Mastro-don Gesualdo, pubblicato nel 1889, è il secondo grande romanzo del ciclo incompiuto dei Vinti di Giovanni Verga, dopo I Malavoglia. Ambientato nella Sicilia dell’Ottocento, racconta l’ascesa e la solitudine di Gesualdo Motta, muratore arricchito che cerca di elevarsi nella scala sociale, scontrandosi con l’orgoglio aristocratico e con l’ipocrisia della società del tempo.
Gesualdo, uomo ambizioso e lavoratore, riesce con fatica a costruire un’imponente fortuna economica. Tuttavia, nel tentativo di legittimarsi socialmente, sposa Bianca Trao, nobile decaduta. Il matrimonio, però, è privo d’amore e nasce più da interessi che da affetti: lei è innamorata di un altro uomo e lo disprezza, mentre lui cerca in quella unione un riconoscimento che non arriverà mai.
Nel corso del romanzo, Gesualdo si trova isolato sia dai nobili, che lo rifiutano come “intruso”, sia dal popolo, che lo guarda con sospetto e invidia. Nemmeno la figlia Isabella, cresciuta secondo i valori aristocratici, riesce a condividere il mondo del padre. Alla fine, ricco ma solo, Gesualdo muore in un letto d’ospedale, rifiutato da tutti.
Il titolo stesso è simbolico: “Mastro” rappresenta la sua origine umile, “Don” il tentativo di elevazione sociale — due identità in conflitto, che mai si riconciliano.

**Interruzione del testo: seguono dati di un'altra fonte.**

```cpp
struct ConvPlan {
    int family;
    int M, W, H, Cin, Cout;
    int flags, epi_kind;
    char tile;
    int bn, nw;
    bool genw;
    bool single;
    int ws_nc, ws_ksplit;
    int grid, slots, per_slot, xcd_map;
    int prio, stagger, stagger_bit, abl;
    int nst;
    int choice() const {
        if (family == CONV_K2) return CONV_K2 + (tile == 'D');
        if (family == CONV_K3) return CONV_K3 + (tile == 'D') + 2 * genw;
        return family;
    }
};
ConvPlan conv3x3_plan(int M, int W, int H, int Cin, int Cout, int flags, int epi_kind);

struct ConvOperands {
    const void* x; const void* wpack; void* y;
    const float* bias; const void* mask;
    void* pool;
    const void* bnz; const float* bn_mean; const float* bn_rstd;
};
int launch_halo(const ConvPlan& p, const ConvOperands& o, hipStream_t stream);
int launch_k2(const ConvPlan& p, const ConvOperands& o, hipStream_t stream);
int launch_k3(const ConvPlan& p, const ConvOperands& o, hipStream_t stream);
int launch_ws(const ConvPlan& p, const ConvOperands& o, hipStream_t stream);
```

### lstm_ctc_ocr_amd/csrc/conv_ws.hip

```cpp
#include "conv_plan.h"
#include <type_traits>

enum { WS_BIAS = 1, WS_RELU = 2, WS_MASK = 16, WS_ACCUM = 64 };

struct WsArgs {
    const bf16_t* P; const bf16_t* Q;
    int M, N, C, cW, cH;
    bf16_t* out; const float* bias; const bf16_t* mask; int flags;
    bf16_t* pool; int pool_kind;
    int ntiles, slots, per_slot, xcd_map;
};

typedef __attribute__((address_space(3))) void* ws_lptr_t;
#define WS_OOB 0x80000000u

__device__ long long* g_ws_dbg;
extern "C" int ocr_conv_ws_debug(void* dbg) {
    long long* q = (long long*)dbg;
    return hipMemcpyToSymbol(HIP_SYMBOL(g_ws_dbg), &q, sizeof(q)) == hipSuccess ? OCR_OK : OCR_ERR_MEMOPS;
}
#define WS_PHASE(slot) do { if (wsdbg && tid == 0 && (slot) < 64) wsdbg[blockIdx.x * 64 + (slot)] = ocr_wall_clock(); } while (0)
__device__ long long* g_ws_clk;
int ws_set_clock_debug(void* dbg) {
    long long* p = (long long*)dbg;
    return hipMemcpyToSymbol(HIP_SYMBOL(g_ws_clk), &p, sizeof(p)) == hipSuccess ? OCR_OK : OCR_ERR_EXEC;
}

typedef short ws_s16x2 __attribute__((ext_vector_type(2)));
__device__ __forceinline__ uint32_t ws_max2(uint32_t a, uint32_t b) {
    return __builtin_bit_cast(uint32_t, __builtin_elementwise_max(__builtin_bit_cast(ws_s16x2, a), __builtin_bit_cast(ws_s16x2, b)));
}
__device__ __forceinline__ u32x4 ws_max8(u32x4 a, u32x4 b) {
    u32x4 r = {ws_max2(a.x, b.x), ws_max2(a.y, b.y), ws_max2(a.z, b.z), ws_max2(a.w, b.w)};
    return r;
}

template <int H, int NC, int KSPLIT>
struct WsCfg {
    static constexpr int BM = NC * H;
    static constexpr int PG = 4 / KSPLIT;
    static constexpr int CF = NC < 16 ? NC : 16;
    static constexpr int HF = 16 / CF;
    static constexpr int HW = 4 * HF;
    static constexpr int PS = NC + 2;
    static constexpr int CHB = (H + 2) * PS * 128;
    static constexpr int BUFB = KSPLIT * CHB;
    static constexpr int PPC = H * PS / 8;
    static constexpr int PI = KSPLIT * PPC / 4;
    static constexpr int NFE = 4 / KSPLIT;
    static constexpr int HWE = NFE * HF;
    static constexpr int NPE = NC * HWE;
    static constexpr int XOFF = 2 * BUFB;
    static constexpr int SOFF = XOFF + (KSPLIT == 2 ? 4 * 8192 : 0);
    static constexpr int STW = NPE * 128;
    static constexpr int TOFF = SOFF + 4 * STW;
    static constexpr int BOFF = TOFF + 4 * PI * 128;
    static constexpr int MOFF = BOFF + 256;
    static constexpr int LDS_PLAIN = MOFF, LDS_MASK = MOFF + 4 * STW;
    static_assert(((NC + 1) * H + H) * 128 * 2 / 16 * 4 < 65536, "table entries fit 16 bits");
    static_assert(NC == CF && PG * HW == H && (H * PS) % 8 == 0 && (KSPLIT * PPC) % 4 == 0 && LDS_MASK <= 163840, "geometry");
    static_assert(((H + 1) * PS) * 128 < 65536, "ds_read immediates");
};

template <int H, int NC, int KSPLIT, bool MASK >
__global__ __launch_bounds__(256) __attribute__((amdgpu_waves_per_eu(1, 1))) void conv_ws_kernel(WsArgs g) {
    using G = WsCfg<H, NC, KSPLIT>;
    constexpr int CF = G::CF, HF = G::HF, PS = G::PS, PI = G::PI, HWE = G::HWE, NPE = G::NPE;
    extern __shared__ __attribute__((aligned(16))) unsigned char smem[];

    const int tid = threadIdx.x, lane = tid & 63, lane_id = lane;
    long long* const clk = g_ws_clk;
    long long* const wsdbg = g_ws_dbg;
    if (clk && blockIdx.x == 0 && tid == 0) ocr_clk_enter(clk);
    WS_PHASE(0);
    const int wave = __builtin_amdgcn_readfirstlane(tid >> 6);
    const int pg = KSPLIT == 1 ? wave : (wave & 1), kh = KSPLIT == 1 ? 0 : (wave >> 1);
    const int C = g.C, N = g.N;

    int id = blockIdx.x, nt, slot;
    if (g.xcd_map) {
        const int per_xcd = (int)gridDim.x >> 3, j = id >> 3;
        nt = j % g.ntiles; slot = (id & 7) * (per_xcd / g.ntiles) + j / g.ntiles;
    } else { nt = id % g.ntiles; slot = id / g.ntiles; }
    const int n0 = nt * 64;
    const int mtiles = g.M / G::BM;
    const int t_begin = slot * g.per_slot;
    int t_end = t_begin + g.per_slot; if (t_end > mtiles) t_end = mtiles;

    const int frow = lane & 15, fq = lane >> 4;
    const int rsub = lane >> 3;
    const unsigned lds0 = (unsigned)(size_t)(ws_lptr_t)smem;

    unsigned short* const dtab = (unsigned short*)(smem + G::TOFF) + wave * PI * 64 + lane;
#pragma unroll
    for (int j = 0; j < PI; ++j) {
        const int q = j * 4 + wave;
        const int c = q / G::PPC, pc = q % G::PPC;
        const int r = pc * 8 + rsub;
        const int h = r / PS, cp = r % PS;
        const unsigned off = (unsigned)((((cp * H + h) * C + c * 64) + (((lane & 7) ^ (cp & 7)) << 3)) * 2);
        dtab[j * 64] = (unsigned short)((off >> 2) | (cp == 0 ? 1u : 0u) | (cp == NC + 1 ? 2u : 0u));
    }
    if (tid < 64) ((float*)(smem + G::BOFF))[tid] = (g.flags & WS_BIAS) ? g.bias[n0 + tid] : 0.f;
    const long pbytes = (long)g.M * C * 2;
    unsigned e_[PI];
    auto read_table = [&]() {
#pragma unroll
        for (int j = 0; j < PI; ++j) e_[j] = dtab[j * 64];
    };
    auto issue_halo = [&](int t, int buf, auto partc) {
        constexpr int PART = decltype(partc)::value;
        const int col0 = t * NC;
        const bool edge_l = col0 % g.cW == 0, edge_r = (col0 + NC) % g.cW == 0;
        const long base = (long)(col0 - 1) * H * C * 2;
        long left = pbytes - base; if (left > 0x7fffffffL) left = 0x7fffffffL;
        const __amdgpu_buffer_rsrc_t srd = __builtin_amdgcn_make_buffer_rsrc((void*)((const char*)g.P + base), 0, (int)left, 0x00020000);
        const unsigned em = (edge_l ? 1u : 0u) | (edge_r ? 2u : 0u);
#pragma unroll
        for (int j = (PART < 0 ? 0 : PART); j < (PART < 0 ? PI : PART + 1); ++j) {
            const int q = j * 4 + wave;
            const unsigned e = e_[j];
            const unsigned v = (e & em) ? WS_OOB : ((e & ~3u) << 2);
            __builtin_amdgcn_raw_ptr_buffer_load_lds(srd, (ws_lptr_t)(smem + buf * G::BUFB + (q / G::PPC) * G::CHB + PS * 128 + (q % G::PPC) * 1024), 16, (int)v, 0, 0, 0);
        }
    };

    unsigned pb[3][2];
    {
        const int colf = frow % CF, hsub = frow / CF;
#pragma unroll
        for (int d = 0; d < 3; ++d)
#pragma unroll
            for (int j = 0; j < 2; ++j) {
                const int cp = colf + d;
                pb[d][j] = lds0 + kh * G::CHB + ((pg * 4 * HF + hsub) * PS + cp) * 128 + (((j * 4 + fq) ^ (cp & 7)) << 4);
            }
    }

    asm volatile("s_waitcnt lgkmcnt(0)" ::: "memory");
    read_table();
    if (t_begin < t_end) issue_halo(t_begin, 0, std::integral_constant<int, -1>{});

    u32x4 wq[4][18];
    {
        constexpr int NSH = 4 / KSPLIT, R = KSPLIT == 1 ? 2 : 4, FR = 72 / R, OWN = 72 / NSH;
        static_assert(KSPLIT * FR * 1024 <= G::BUFB && FR % NSH == 0, "a round fits buffer 1");
        const int rank = KSPLIT == 1 ? wave : pg;
// ... 61 lines not shown
#pragma unroll
        for (int a = 0; a < 4; ++a) {
            binit[a] = *(const f32x4*)(smem + G::BOFF + (a * 16 + fq * 4) * 4);
            if (KSPLIT == 2 && kh) binit[a] = (f32x4){0.f, 0.f, 0.f, 0.f};
        }
        asm volatile("s_waitcnt lgkmcnt(0)" : "+v"(binit[0]), "+v"(binit[1]), "+v"(binit[2]), "+v"(binit[3]));
        f32x4 acc[4][4];
        u32x4 bfr[2][4];
#define WS_RD(S_, DST_) do { \
            constexpr int TAP_ = (S_) >> 1, J_ = (S_) & 1, DW_ = TAP_ / 3, DH_ = TAP_ % 3 - 1; \
            asm volatile("ds_read_b128 %0, %1 offset:%2" : "=v"(DST_[0]) : "v"(pb[DW_][J_]), "n"(((0 * HF + 1 + DH_) * PS) * 128)); \
            asm volatile("ds_read_b128 %0, %1 offset:%2" : "=v"(DST_[1]) : "v"(pb[DW_][J_]), "n"(((1 * HF + 1 + DH_) * PS) * 128)); \
            asm volatile("ds_read_b128 %0, %1 offset:%2" : "=v"(DST_[2]) : "v"(pb[DW_][J_]), "n"(((2 * HF + 1 + DH_) * PS) * 128)); \
            asm volatile("ds_read_b128 %0, %1 offset:%2" : "=v"(DST_[3]) : "v"(pb[DW_][J_]), "n"(((3 * HF + 1 + DH_) * PS) * 128)); \
        } while (0)
#define WS_MM(S_, SRC_, FIRST_) do { \
            _Pragma("unroll") for (int b = 0; b < 4; ++b) \
            _Pragma("unroll") for (int a = 0; a < 4; ++a) \
                acc[a][b] = __builtin_amdgcn_mfma_f32_16x16x32_bf16(__builtin_bit_cast(bf16x8, wq[a][S_]), __builtin_bit_cast(bf16x8, SRC_[b]), \
                                                                    (FIRST_) ? binit[a] : acc[a][b], 0, 0, 0); \
        } while (0)
#define WS_WAIT(N_, SRC_) asm volatile("s_waitcnt lgkmcnt(" #N_ ")" : "+v"(SRC_[0]), "+v"(SRC_[1]), "+v"(SRC_[2]), "+v"(SRC_[3]))
#define WS_STEP(S_) do { \
            WS_RD((S_) + 1, bfr[((S_) + 1) & 1]); \
            WS_WAIT(4, bfr[(S_) & 1]);               \
            WS_MM(S_, bfr[(S_) & 1], (S_) == 0); \
            __builtin_amdgcn_sched_barrier(0); \
        } while (0)
        WS_RD(0, bfr[0]);
        WS_STEP(0); WS_STEP(1); WS_STEP(2); WS_STEP(3); WS_STEP(4); WS_STEP(5); WS_STEP(6); WS_STEP(7); WS_STEP(8);
        WS_STEP(9); WS_STEP(10); WS_STEP(11); WS_STEP(12); WS_STEP(13); WS_STEP(14); WS_STEP(15); WS_STEP(16);
        WS_WAIT(0, bfr[1]);
        WS_MM(17, bfr[1], false);
        __builtin_amdgcn_sched_barrier(0);
#undef WS_STEP
#undef WS_WAIT
#undef WS_MM
#undef WS_RD
        WS_PHASE(ph0 + 2);
        asm volatile("s_waitcnt vmcnt(0)" ::: "memory");
        WS_PHASE(ph0 + 3);

        auto tail = [&](auto khc) {
            constexpr int KH = decltype(khc)::value;
            constexpr int B0 = KSPLIT == 2 ? 2 * KH : 0;
            if (KSPLIT == 2) {
                f32x4* mine = (f32x4*)(smem + G::XOFF) + (size_t)wave * 512;
                const f32x4* theirs = (const f32x4*)(smem + G::XOFF) + (size_t)(wave ^ 2) * 512;
#pragma unroll
                for (int a = 0; a < 4; ++a)
#pragma unroll
                    for (int i = 0; i < 2; ++i) mine[(a * 2 + i) * 64 + lane_id] = acc[a][2 * (1 - KH) + i];
                asm volatile("s_waitcnt lgkmcnt(0)" ::: "memory");
                __builtin_amdgcn_s_barrier();
                asm volatile("" ::: "memory");
#pragma unroll
                for (int a = 0; a < 4; ++a)
#pragma unroll
                    for (int i = 0; i < 2; ++i) acc[a][B0 + i] += theirs[(a * 2 + i) * 64 + lane_id];
            }
            WS_PHASE(ph0 + 4);
            int lane = lane_id;
            asm volatile("" : "+v"(lane));
            const int frow = lane & 15, fq = lane >> 4;
            unsigned char* const S = smem + G::SOFF + wave * G::STW;
            const int colf = frow % CF, hsub = frow / CF;
            const bool relu = (g.flags & WS_RELU) != 0;
#pragma unroll
            for (int i = 0; i < G::NFE; ++i) {
                const int row = colf * HWE + i * HF + hsub;
#pragma unroll
                for (int a = 0; a < 4; ++a) {
                    const f32x4 v = acc[a][B0 + i];
                    u32x2 pk;
                    pk.x = pack_bf2(v.x, v.y);
                    pk.y = pack_bf2(v.z, v.w);
                    if (relu) { pk.x = ws_max2(pk.x, 0u); pk.y = ws_max2(pk.y, 0u); }
                    const int slot = a * 4 + fq;
                    *(u32x2*)(S + row * 128 + ((slot ^ ((colf & 3) << 2)) << 3)) = pk;
                }
            }
            asm volatile("s_waitcnt lgkmcnt(0)" ::: "memory");
            u32x4 val[NIT], mkv[MASK ? NIT : 1];
#pragma unroll
            for (int it = 0; it < NIT; ++it) {
                const int idx = it * 64 + lane, row = idx >> 3, u = idx & 7;
                val[it] = *(const u32x4*)(S + row * 128 + ((u ^ (((row / HWE) & 3) << 1)) << 4));
                if (has_mask) mkv[it] = *(const u32x4*)(smem + G::MOFF + wave * G::STW + idx * 16);
            }
#pragma unroll
            for (int it = 0; it < NIT; ++it) {
                const int idx = it * 64 + lane, row = idx >> 3, u = idx & 7;
                u32x4 v = val[it];
                if (has_mask) {
                    const u32x4 q = mkv[it];
                    if (!(bf_lo(q.x) > 0.f)) v.x &= 0xffff0000u;
                    if (!(bf_hi(q.x) > 0.f)) v.x &= 0x0000ffffu;
                    if (!(bf_lo(q.y) > 0.f)) v.y &= 0xffff0000u;
                    if (!(bf_hi(q.y) > 0.f)) v.y &= 0x0000ffffu;
                    if (!(bf_lo(q.z) > 0.f)) v.z &= 0xffff0000u;
                    if (!(bf_hi(q.z) > 0.f)) v.z &= 0x0000ffffu;
                    if (!(bf_lo(q.w) > 0.f)) v.w &= 0xffff0000u;
                    if (!(bf_hi(q.w) > 0.f)) v.w &= 0x0000ffffu;
                }
                const long m = (long)(col0 + row / HWE) * H + h_lo + row % HWE;
                *(u32x4*)(g.out + m * N + n0 + u * 8) = v;
            }
            if (g.pool_kind == 1) {
                constexpr int NQ = NC * (HWE / 2), PIT = NQ * 8 / 64;
                static_assert(NQ * 8 % 64 == 0, "whole wave iterations");
                u32x4 p0[PIT], p1[PIT];
#pragma unroll
                for (int it = 0; it < PIT; ++it) {
                    const int idx = it * 64 + lane, q = idx >> 3, u = idx & 7, col = q / (HWE / 2), ph = q % (HWE / 2);
                    const unsigned char* r0 = S + (col * HWE + 2 * ph) * 128 + ((u ^ ((col & 3) << 1)) << 4);
                    p0[it] = *(const u32x4*)r0; p1[it] = *(const u32x4*)(r0 + 128);
                }
#pragma unroll
                for (int it = 0; it < PIT; ++it) {
                    const int idx = it * 64 + lane, q = idx >> 3, u = idx & 7, col = q / (HWE / 2), ph = q % (HWE / 2);
                    const long pm = (long)(col0 + col) * (H / 2) + (h_lo >> 1) + ph;
                    *(u32x4*)(g.pool + pm * N + n0 + u * 8) = ws_max8(p0[it], p1[it]);
                }
            } else if (g.pool_kind == 2) {
                constexpr int NQ = (NC / 2) * (HWE / 2), PIT = NQ * 8 / 64;
                static_assert(NQ * 8 % 64 == 0, "whole wave iterations");
                u32x4 p0[PIT], p1[PIT], p2[PIT], p3[PIT];
#pragma unroll
                for (int it = 0; it < PIT; ++it) {
                    const int idx = it * 64 + lane, q = idx >> 3, u = idx & 7, pc = q / (HWE / 2), ph = q % (HWE / 2);
                    const int c0 = 2 * pc, c1 = c0 + 1;
                    const unsigned char* r0 = S + (c0 * HWE + 2 * ph) * 128 + ((u ^ ((c0 & 3) << 1)) << 4);
                    const unsigned char* r1 = S + (c1 * HWE + 2 * ph) * 128 + ((u ^ ((c1 & 3) << 1)) << 4);
                    p0[it] = *(const u32x4*)r0; p1[it] = *(const u32x4*)(r0 + 128); p2[it] = *(const u32x4*)r1; p3[it] = *(const u32x4*)(r1 + 128);
                }
#pragma unroll
                for (int it = 0; it < PIT; ++it) {
                    const int idx = it * 64 + lane, q = idx >> 3, u = idx & 7, pc = q / (HWE / 2), ph = q % (HWE / 2);
                    const long pm = (long)((col0 >> 1) + pc) * (H / 2) + (h_lo >> 1) + ph;
                    *(u32x4*)(g.pool + pm * N + n0 + u * 8) = ws_max8(ws_max8(p0[it], p1[it]), ws_max8(p2[it], p3[it]));
                }
            }
        };
        if (KSPLIT == 2 && kh) tail(std::integral_constant<int, 1>{}); else tail(std::integral_constant<int, 0>{});
        WS_PHASE(ph0 + 5);
        const unsigned flip = buf ? (unsigned)-G::BUFB : (unsigned)G::BUFB;
#pragma unroll
        for (int d = 0; d < 3; ++d)
#pragma unroll
            for (int j = 0; j < 2; ++j) pb[d][j] += flip;
    }
    if (clk && blockIdx.x == 0 && tid == 0) ocr_clk_exit(clk);
}
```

Con uno stile sobrio, crudo e impersonale, Verga offre un ritratto impietoso della lotta per l’ascesa sociale e della condizione umana in una società chiusa e spietata. Mastro-don Gesualdo è un romanzo sul fallimento dell’individuo nel tentativo di cambiare il proprio destino, e sulla solitudine che deriva dall’avidità e dalla mancanza di legami autentici.